前髪隠れたままで、この破壊力はただ事じゃない。
「それで、さっきのダンス踊ってみるといいんじゃない?」
「は、はいっ、やってみます!」
彼女は再び踊り出した。にゃん♪ にゃん♪ にゃん♪ って。いや、別に彼女が鳴いてるんじゃなくて、自然とそういう声が俺の耳に聞こえてくるのだ。そのくらい、彼女の猫ダンスはノリが良くて、可愛らしくて、見る者を和ませて楽しませる「何か」があった。
前世は猫だったのかな……。
ブタと猫のユニット。けっこう人気出るんじゃないか? もちろん、ブタさんのほうが引き立て役で。
「にゃんにゃん♪ あまにゃん♪ あまにゃん♪ にゃぁ~ん♪」
あまにゃんにゃん♪
思わず、俺まで口ずさんでしまった。
「はーっ、はーっ……♪」
踊り終わった後、彼女の表情は晴れ晴れとしていた。ようやく自分の武器が見つかった、みたいな。どうやら彼女にも手応えがあったようだ。

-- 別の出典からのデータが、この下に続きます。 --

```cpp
template <int NQF, int NQB, int NQS>
__global__ __launch_bounds__(256) void k_2fsk_ff(const Fsk2FfParams P)
{
    __shared__ float2 lt[4 * FF_PL];
    __shared__ float2 ft[4 * FF_PF];
    __shared__ float dt[4 * FF_PD];
    const int b = blockIdx.y, tid = threadIdx.x;
    const int hf = P.nf - 1, hb = P.nb - 1, hs = P.ns - 1;
    const int T = 1024 - hb - hs;
    const int64_t n0t = (int64_t)P.q0 + (int64_t)blockIdx.x * T;
    const int nl = 1024 + hf, nd = T + hs;
    if (tid < 4) { lt[tid * FF_PL] = make_float2(0.f, 0.f); ft[tid * FF_PF] = make_float2(0.f, 0.f); dt[tid * FF_PD] = 0.f; }
    {
        float2 v[5];
#pragma unroll
        for (int it = 0; it < 5; ++it) {
            const int64_t a = n0t - (hf + hb + hs) + tid + 256 * it;
            v[it] = P.in.p[(size_t)b * (P.in.mask + 1u) + ((uint32_t)a & P.in.mask)];
            if (a < 0) v[it] = make_float2(0.f, 0.f);
        }
#pragma unroll
        for (int it = 0; it < 5; ++it) {
            const int i = tid + 256 * it;
            if (i < nl) lt[(i & 3) * FF_PL + (i >> 2) + 1] = v[it];
        }
    }
    __syncthreads();
    {
        float2 a[4] = {{0.f, 0.f}, {0.f, 0.f}, {0.f, 0.f}, {0.f, 0.f}};
        ff_window4<FF_PL, NQF>(lt, tid + (hf >> 2) + 1, (hf >> 2) + 1, P.tf,
                          [&](float h, const float2& x0, const float2& x1, const float2& x2, const float2& x3) {
                              a[0].x = fmaf(h, x0.x, a[0].x); a[0].y = fmaf(h, x0.y, a[0].y);
                              a[1].x = fmaf(h, x1.x, a[1].x); a[1].y = fmaf(h, x1.y, a[1].y);
                              a[2].x = fmaf(h, x2.x, a[2].x); a[2].y = fmaf(h, x2.y, a[2].y);
                              a[3].x = fmaf(h, x3.x, a[3].x); a[3].y = fmaf(h, x3.y, a[3].y);
                          });
#pragma unroll
        for (int r = 0; r < 4; ++r) {
            const bool neg = n0t - (hb + hs) + 4 * tid + r < 0;
            ft[r * FF_PF + tid + 1] = neg ? make_float2(0.f, 0.f) : a[r];
        }
    }
    __syncthreads();
    if (4 * tid < nd) {
        float ar[4] = {0.f, 0.f, 0.f, 0.f}, ai[4] = {0.f, 0.f, 0.f, 0.f}, br[4] = {0.f, 0.f, 0.f, 0.f}, bi[4] = {0.f, 0.f, 0.f, 0.f};
        const int nq = NQB > 0 ? NQB : (hb >> 2) + 1;
        int w = tid + (hb >> 2) + 1;
        float2 cur[4], nxt[4];
#pragma unroll
        for (int s = 0; s < 4; ++s) cur[s] = ft[s * FF_PF + w];
        auto step = [&](const float2 h, const float2& x0, const float2& x1, const float2& x2, const float2& x3) {
            const float2 xs[4] = {x0, x1, x2, x3};
#pragma unroll
            for (int r = 0; r < 4; ++r) {
                ar[r] = fmaf(h.x, xs[r].x, ar[r]); ai[r] = fmaf(h.x, xs[r].y, ai[r]);
                br[r] = fmaf(h.y, xs[r].x, br[r]); bi[r] = fmaf(h.y, xs[r].y, bi[r]);
            }
        };
        auto quad = [&](int q) {
            --w;
#pragma unroll
            for (int s = 0; s < 4; ++s) nxt[s] = ft[s * FF_PF + w];
            step(P.up[4 * q], cur[0], cur[1], cur[2], cur[3]);
            step(P.up[4 * q + 1], nxt[3], cur[0], cur[1], cur[2]);
            step(P.up[4 * q + 2], nxt[2], nxt[3], cur[0], cur[1]);
            step(P.up[4 * q + 3], nxt[1], nxt[2], nxt[3], cur[0]);
#pragma unroll
            for (int s = 0; s < 4; ++s) cur[s] = nxt[s];
        };
        if constexpr (NQB > 0) {
#pragma unroll 4
            for (int q = 0; q < NQB; ++q) quad(q);
        } else {
            for (int q = 0; q < nq; ++q) quad(q);
        }
#pragma unroll
        for (int r = 0; r < 4; ++r) {
            const float ur = ar[r] - bi[r], ui = ai[r] + br[r], lr = ar[r] + bi[r], li = ai[r] - br[r];
            const float mu = sqrtf(ur * ur + ui * ui);
            const float ml = sqrtf(lr * lr + li * li);
            float v = mu / ml;
            if (!(v >= 0.0f)) v = 0.0f;
            if (v > 2.0f) v = 2.0f;
            dt[r * FF_PD + tid + 1] = (n0t - hs + 4 * tid + r < 0) ? 0.f : v + (-1.0f);
        }
    }
    __syncthreads();
    if (4 * tid < T) {
        float a[4] = {0.f, 0.f, 0.f, 0.f};
        ff_window4<FF_PD, NQS>(dt, tid + (hs >> 2) + 1, (hs >> 2) + 1, P.ts,
                          [&](float h, float x0, float x1, float x2, float x3) {
                              a[0] = fmaf(h, x0, a[0]); a[1] = fmaf(h, x1, a[1]); a[2] = fmaf(h, x2, a[2]); a[3] = fmaf(h, x3, a[3]);
                          });
        const uint32_t t0 = blockIdx.x * (uint32_t)T + 4u * tid;
        if (t0 == 0 && P.counts) P.counts[b * 4 + 0] = P.count;
        const int wf = tid + ((hb + hs) >> 2) + 1;
#pragma unroll
        for (int r = 0; r < 4; ++r) {
            const uint32_t t = t0 + r;
            if (t < P.count) {
                const int64_t n = n0t + 4 * tid + r;
                P.out.p[(size_t)b * (P.out.mask + 1u) + ((uint32_t)n & P.out.mask)] = a[r];
                if (P.port && t < P.port_cap) P.port[(size_t)b * P.port_cap + t] = ft[r * FF_PF + wf];
            }
        }
    }
}
int fsk2_ff_padded(int n) { return (n - 1 + 3) / 4 * 4 + 1; }
void launch_2fsk_ff(const Fsk2FfParams& p, int batch, hipStream_t s)
{
    if (!p.count) return;
    const int T = 1024 - (p.nb - 1) - (p.ns - 1);
    const dim3 grid((p.count + T - 1) / T, batch);
    static const bool rt = [] { const char* e = getenv("QRL_FF_RUNTIME_TAPS"); return e && atoi(e) != 0; }();
    const int qf = (p.nf - 1) / 4 + 1, qb = (p.nb - 1) / 4 + 1, qs = (p.ns - 1) / 4 + 1;
    if (!rt && qf == 11 && qb == 11 && qs == 7) hipLaunchKernelGGL((k_2fsk_ff<11, 11, 7>), grid, dim3(256), 0, s, p);
    else hipLaunchKernelGGL((k_2fsk_ff<0, 0, 0>), grid, dim3(256), 0, s, p);
}

}
```

qradiolink_amd/csrc/kernels_loops.hip:

```cpp
#include "devmath.hpp"
#include "engine.hpp"

namespace qrl {


#ifndef QRL_FLL_CH
#define QRL_FLL_CH 32
#endif
#ifndef QRL_FLL_TH
#define QRL_FLL_TH 256
#endif
template <int CTRL> __device__ __forceinline__ float dpp_quad(float v)
{
    return __builtin_bit_cast(float, __builtin_amdgcn_mov_dpp(__builtin_bit_cast(int, v), CTRL, 0xF, 0xF, true));
}

template <int NT, int FLL_TH, int FLL_CH>
__global__ __launch_bounds__(FLL_TH) void k_fll(const FllParams P, int batch)
{
    constexpr int FLL_NS = FLL_TH / 4;
    constexpr int GL = NT / 4;
    __shared__ float2 win[FLL_NS][FLL_CH + 1];
    __shared__ float2 tl[NT], tu[NT];
    __shared__ float2 dump[FLL_TH];
    const int tid = threadIdx.x;
    const int sl = tid >> 2, g = tid & 3;
    const int b0 = blockIdx.x * FLL_NS;
    const int b = b0 + sl;
    const bool active = b < batch;
    for (int k = tid; k < NT; k += FLL_TH) { tl[k] = P.lower[k]; tu[k] = P.upper[k]; }
    float phase = 0.f, freq = 0.f;
    float2 dl[GL];
    if (active) {
        const FllState& s = P.st[b];
        phase = s.phase; freq = s.freq;
#pragma unroll
        for (int t = 0; t < GL; ++t) dl[t] = s.dl[g * GL + t];
    } else {
#pragma unroll
        for (int t = 0; t < GL; ++t) dl[t] = make_float2(0.f, 0.f);
    }
    const int nstreams = min(FLL_NS, batch - b0);
    __syncthreads();
    float2 hu[GL], hl[GL];
#pragma unroll
    for (int t = 0; t < GL; ++t) { hu[t] = tu[g * GL + t]; hl[t] = tl[g * GL + t]; }
    constexpr int NPT = FLL_NS * FLL_CH / FLL_TH;
    float2 pre[NPT];
    auto preload = [&](uint32_t c0) {
#pragma unroll
        for (int i = 0; i < NPT; ++i) {
            const int idx = tid + FLL_TH * i, s = min(idx / FLL_CH, nstreams - 1), k = idx % FLL_CH;
            const int64_t a = (int64_t)(P.q0 + c0 + k) - NT;
            const float2 v = P.in.p[(size_t)(b0 + s) * (P.in.mask + 1u) + ((uint32_t)a & P.in.mask)];
            pre[i] = a >= 0 ? v : make_float2(0.f, 0.f);
        }
    };
    preload(0);
    for (uint32_t c0 = 0; c0 < P.count; c0 += FLL_CH) {
        const int len = min((uint32_t)FLL_CH, P.count - c0);
        __syncthreads();
#pragma unroll
        for (int i = 0; i < NPT; ++i) { const int idx = tid + FLL_TH * i; win[idx / FLL_CH][idx % FLL_CH] = pre[i]; }
        __syncthreads();
        if (c0 + FLL_CH < P.count) preload(c0 + FLL_CH);
        if (active) {
            for (int k = 0; k < len; ++k) {
                const float2 x = win[sl][k];
                const float2 nco = sincos_rad(phase);
                float2 carry;
                carry.x = dpp_quad<0x90>(dl[GL - 1].x);
                carry.y = dpp_quad<0x90>(dl[GL - 1].y);
#pragma unroll
                for (int t = GL - 1; t > 0; --t) dl[t] = dl[t - 1];
                float ur = 0.f, ui = 0.f, lr = 0.f, li = 0.f;
#pragma unroll
                for (int t = GL - 1; t >= 1; --t) {
                    const float2 v = dl[t];
                    ur = fmaf(hu[t].x, v.x, ur); ur = fmaf(-hu[t].y, v.y, ur);
                    ui = fmaf(hu[t].x, v.y, ui); ui = fmaf(hu[t].y, v.x, ui);
                    lr = fmaf(hl[t].x, v.x, lr); lr = fmaf(-hl[t].y, v.y, lr);
                    li = fmaf(hl[t].x, v.y, li); li = fmaf(hl[t].y, v.x, li);
                }
                const float2 y = cmul(x, nco);
                *(g == 0 ? &win[sl][k] : &dump[tid]) = y;
                dl[0] = g == 0 ? y : carry;
                {
                    const float2 v = dl[0];
                    ur = fmaf(hu[0].x, v.x, ur); ur = fmaf(-hu[0].y, v.y, ur);
                    ui = fmaf(hu[0].x, v.y, ui); ui = fmaf(hu[0].y, v.x, ui);
                    lr = fmaf(hl[0].x, v.x, lr); lr = fmaf(-hl[0].y, v.y, lr);
                    li = fmaf(hl[0].x, v.y, li); li = fmaf(hl[0].y, v.x, li);
                }
                ur = ur + dpp_quad<0xB1>(ur); ui = ui + dpp_quad<0xB1>(ui); lr = lr + dpp_quad<0xB1>(lr); li = li + dpp_quad<0xB1>(li);
                ur = ur + dpp_quad<0x4E>(ur); ui = ui + dpp_quad<0x4E>(ui); lr = lr + dpp_quad<0x4E>(lr); li = li + dpp_quad<0x4E>(li);
                const float error = (lr * lr + li * li) - (ur * ur + ui * ui);
                freq = freq + P.beta * error;
                phase = phase + freq + P.alpha * error;
                phase = phase_wrap(phase);
                freq = __builtin_fminf(__builtin_fmaxf(freq, -P.max_freq), P.max_freq);
            }
        }
        __syncthreads();
#pragma unroll
        for (int i = 0; i < NPT; ++i) {
            const int idx = tid + FLL_TH * i, s = idx / FLL_CH, k = idx % FLL_CH;
            if (s < nstreams && k < len) P.out.p[(size_t)(b0 + s) * (P.out.mask + 1u) + ((uint32_t)(P.q0 + c0 + k) & P.out.mask)] = win[s][k];
        }
    }
    if (active) {
        FllState& s = P.st[b];
        if (g == 0) { s.phase = phase; s.freq = freq; }
#pragma unroll
        for (int t = 0; t < GL; ++t) s.dl[g * GL + t] = dl[t];
    }
}

void launch_fll(const FllParams& p, int batch, hipStream_t s)
{
    if (!p.count) return;
    if (p.slim) {
        dim3 grid((batch + 15) / 16), block(64);
        if (p.nt == 16) hipLaunchKernelGGL((k_fll<16, 64, 16>), grid, block, 0, s, p, batch);
        else            hipLaunchKernelGGL((k_fll<32, 64, 16>), grid, block, 0, s, p, batch);
        return;
    }
    constexpr int TH = QRL_FLL_TH;
    dim3 grid((batch + TH / 4 - 1) / (TH / 4)), block(TH);
    if (p.nt == 16) hipLaunchKernelGGL((k_fll<16, TH, QRL_FLL_CH>), grid, block, 0, s, p, batch);
    else            hipLaunchKernelGGL((k_fll<32, TH, QRL_FLL_CH>), grid, block, 0, s, p, batch);
}

template <int NS, int W> struct SsGeo {
    static constexpr int BACK = 16;
    static constexpr int COLS = BACK + W + 8;
    static constexpr int PITCH = COLS + 1;
    static constexpr int OMAX = W == 192 ? 56 : (W + 5) * 2 / 7 + 1;
    static constexpr int OPITCH = OMAX + 1;
    static constexpr size_t lds_bytes() { return (size_t)(2 * NS * PITCH + 4 + 129 * 8 + 2 * NS * OPITCH) * sizeof(float) + 2 * 64 * sizeof(int) + (2 * 64 + 64 + 2) * sizeof(uint64_t); }
};

__device__ __forceinline__ uint64_t wave_min_u64(uint64_t v)
{
#pragma unroll
    for (int off = 32; off > 0; off >>= 1) {
        const uint64_t o = __shfl_xor((unsigned long long)v, off, 64);
        v = o < v ? o : v;
    }
    return v;
}

template <int SS_NS, int SS_W, bool VEC = false, int SS_TH = 256>
__global__ __launch_bounds__(SS_TH) void k_symsync_ff(const SymSyncParams P, int batch)
{
    using G = SsGeo<SS_NS, SS_W>;
    constexpr int SS_BACK = G::BACK, SS_COLS = G::COLS, SS_PITCH = G::PITCH, SS_OMAX = G::OMAX, SS_OPITCH = G::OPITCH;
    extern __shared__ __align__(16) unsigned char ss_smem[];
    float* win = reinterpret_cast<float*>(ss_smem);
    float* mm = win + 2 * SS_NS * SS_PITCH + 4;
    float* osym = mm + 129 * 8;
    int* ocnt = reinterpret_cast<int*>(osym + 2 * SS_NS * SS_OPITCH);
    uint64_t* obase = reinterpret_cast<uint64_t*>(ocnt + 2 * 64);
    uint64_t* oo0 = obase + 2 * 64;
// ... 233 lines not shown
```

Baseline: 535,000.

## Make FLL lanes-per-stream configurable and trim FF kernel tail work

Generalizes the FLL band-edge kernel so each stream can be handled by 1, 2 or 4 lanes, with a new option and compile-time defaults that pick the lane count. Fewer lanes per stream mean fewer cross-lane DPP reductions and more streams per block, at the cost of more serial FMAs per lane. The defaults stay at 4 lanes, so the default path matches the old layout apart from the refactor into a step lambda. Separately, the fused FF kernel now bounds its loads and compute loops by the valid sample count of the last block, which skips loads and filtering past the end of the data.

```diff
diff --git a/include/qrl_hip.h b/include/qrl_hip.h
--- a/include/qrl_hip.h
+++ b/include/qrl_hip.h
@@ -64,7 +64,8 @@
 int qrl_demod_set_carrier_offsets(qrl_demod* d, const double* hz);
 #define QRL_DMO_RECORD_BYTES 40
 int qrl_demod_set_dmo_output(qrl_demod* d, uint8_t* frames, size_t cap_frames, uint32_t* counts);
-enum { QRL_OPT_OVERLAP = 1, QRL_OPT_UNFUSED_DEC2 = 2, QRL_OPT_FLL_SLIM = 3 , QRL_OPT_GROUPED = 4, QRL_OPT_INPUT_RESIDENT = 5 };
+enum { QRL_OPT_OVERLAP = 1, QRL_OPT_UNFUSED_DEC2 = 2, QRL_OPT_FLL_SLIM = 3 , QRL_OPT_GROUPED = 4, QRL_OPT_INPUT_RESIDENT = 5,
+       QRL_OPT_FLL_LANES = 6  };
 int qrl_demod_set_option(qrl_demod* d, int option, int value);
 int qrl_demod_out_caps(const qrl_demod* d, size_t n, size_t* filtered_cap, size_t* constellation_cap, size_t* bits_cap);
 int qrl_demod_audio_cap(const qrl_demod* d, size_t n, size_t* audio_cap);
diff --git a/qradiolink_amd/__init__.py b/qradiolink_amd/__init__.py
--- a/qradiolink_amd/__init__.py
+++ b/qradiolink_amd/__init__.py
@@ -17,7 +17,7 @@
 MODEM_USB2500, MODEM_LSB2500, MODEM_CW600USB = 11, 12, 13
 MODEM_M17 = 40
 MODEM_DMR = 41
-OPT_OVERLAP, OPT_UNFUSED_DEC2, OPT_FLL_SLIM, OPT_GROUPED, OPT_INPUT_RESIDENT = 1, 2, 3, 4, 5
+OPT_OVERLAP, OPT_UNFUSED_DEC2, OPT_FLL_SLIM, OPT_GROUPED, OPT_INPUT_RESIDENT, OPT_FLL_LANES = 1, 2, 3, 4, 5, 6
 CHAN_OPT_LEGACY_PFB, CHAN_OPT_LEGACY_TAIL, CHAN_OPT_SERIAL_TAIL = 1, 2, 3
 WIN_HAMMING, WIN_HANN, WIN_BLACKMAN, WIN_RECTANGULAR, WIN_BLACKMAN_HARRIS = 0, 1, 2, 3, 5
 
diff --git a/qradiolink_amd/csrc/demod.hpp b/qradiolink_amd/csrc/demod.hpp
--- a/qradiolink_amd/csrc/demod.hpp
+++ b/qradiolink_amd/csrc/demod.hpp
@@ -119,6 +119,7 @@
     bool m17 = false;
     DevBuf<float2> s2g, disc4_taps; DevBuf<float> sym4_taps; int disc4_nt = 0, sym4_nt = 0;
     bool fll_slim = false;
+    int fll_lanes = 0;
     bool d2f_capable = false, d2f = false; DevBuf<float> d2f_taps;
     bool overlap = false, overlap_capable = false; hipEvent_t ev_tail2[2] = {nullptr, nullptr}; bool tail2_valid[2] = {false, false}; uint64_t call_no = 0;
     enum Family { F_2FSK, F_GMSK, F_QPSK, F_DMR, F_4FSK, F_BPSK, F_DSSS, F_ANALOG } fam = F_2FSK;
diff --git a/qradiolink_amd/csrc/engine.cpp b/qradiolink_amd/csrc/engine.cpp
--- a/qradiolink_amd/csrc/engine.cpp
+++ b/qradiolink_amd/csrc/engine.cpp
@@ -415,7 +415,7 @@
         FllParams f{};
         f.in = r2; f.out = r2l; f.q0 = n2_0; f.count = c2; f.st = fll_st.p;
         f.lower = fll_lo.p; f.upper = fll_up.p; f.nt = fam == F_2FSK ? 16 : 32; f.alpha = fll_alpha; f.beta = fll_beta; f.max_freq = fll_maxf;
-        f.slim = fll_slim ? 1 : 0;
+        f.slim = fll_slim ? 1 : 0; f.lanes = fll_lanes;
         if (!(QRL_DEV_SKIP & 1)) launch_fll(f, B, cs);
         filt_in = r2l;
     }
@@ -710,6 +710,11 @@
         if (int rs = d->sync_all()) return rs;
         d->fll_slim = value != 0;
         return QRL_OK;
+    case QRL_OPT_FLL_LANES:
+        if (value != 1 && value != 2 && value != 4) return qrl_set_error(QRL_ERR_ARG, "QRL_OPT_FLL_LANES takes 1, 2 or 4");
+        if (int rs = d->sync_all()) return rs;
+        d->fll_lanes = value;
+        return QRL_OK;
     case QRL_OPT_GROUPED:
         if (value != 0 && !d->grouped_capable) return qrl_set_error(QRL_ERR_ARG, "the grouped order exists for the gr_demod_qpsk chain only");
         if (int rs = d->sync_all()) return rs;
diff --git a/qradiolink_amd/csrc/engine.hpp b/qradiolink_amd/csrc/engine.hpp
--- a/qradiolink_amd/csrc/engine.hpp
+++ b/qradiolink_amd/csrc/engine.hpp
@@ -129,7 +129,8 @@
 struct FllState { float phase, freq; float2 dl[32]; };
 struct FllParams { RingC in; RingC out; uint64_t q0; uint32_t count; FllState* st;
                    const float2* lower; const float2* upper; int nt; float alpha, beta, max_freq;
-                   int slim; };
+                   int slim;
+                   int lanes; };
 void launch_fll(const FllParams& p, int batch, hipStream_t s);
 
 struct SymSyncState { uint64_t ii; uint64_t oo; float mu, avg, inst; float x0, x1, x2, d0, d1, d2; };
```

「衣装さんに頼んで、猫耳としっぽを作ってもらうといいかもね」
「はいっ!」
笑顔を弾けさせた皆瀬さんだったけど、すぐにシュンと肩を落とした。
「……でも、だめですね。これは、ユニットでは使えません」
「えっ。どうして?」
「瑠亜さんと調和しないからです。声優としての格は彼女が圧倒的に上ですから。私は瑠亜さんの引き立て役に徹しないと」
「ああ、なるほど」
陰キャで内気で、前髪ロングな彼女が選ばれた理由がよくわかった。事務所もバカじゃない。ちゃーんとそこは計算してるってわけだ。
「それに私、歌うのや踊るのは本職じゃないですから。〝声優〟ですから。アニメのキャラクターを演じたいです!」
「なんか、生き生きしてるね」
「アニメ大好きですから! 鈴木くんには、こんな歌やダンスじゃなくて、演技の練習を見てもらいたいです」
なんて、ちょっぴり積極性を覗かせて。
こんな顔もするんだ、彼女。
心の底から、アニメが好きなんだな。声優って仕事が好きなんだな。
……本当、良い子じゃないか。
アイドルじゃなくて、立派な〝役者〟だ。
どうしてこんな子が無名で、ブタが有名なんだろう。声優業界って、そういうものなのか?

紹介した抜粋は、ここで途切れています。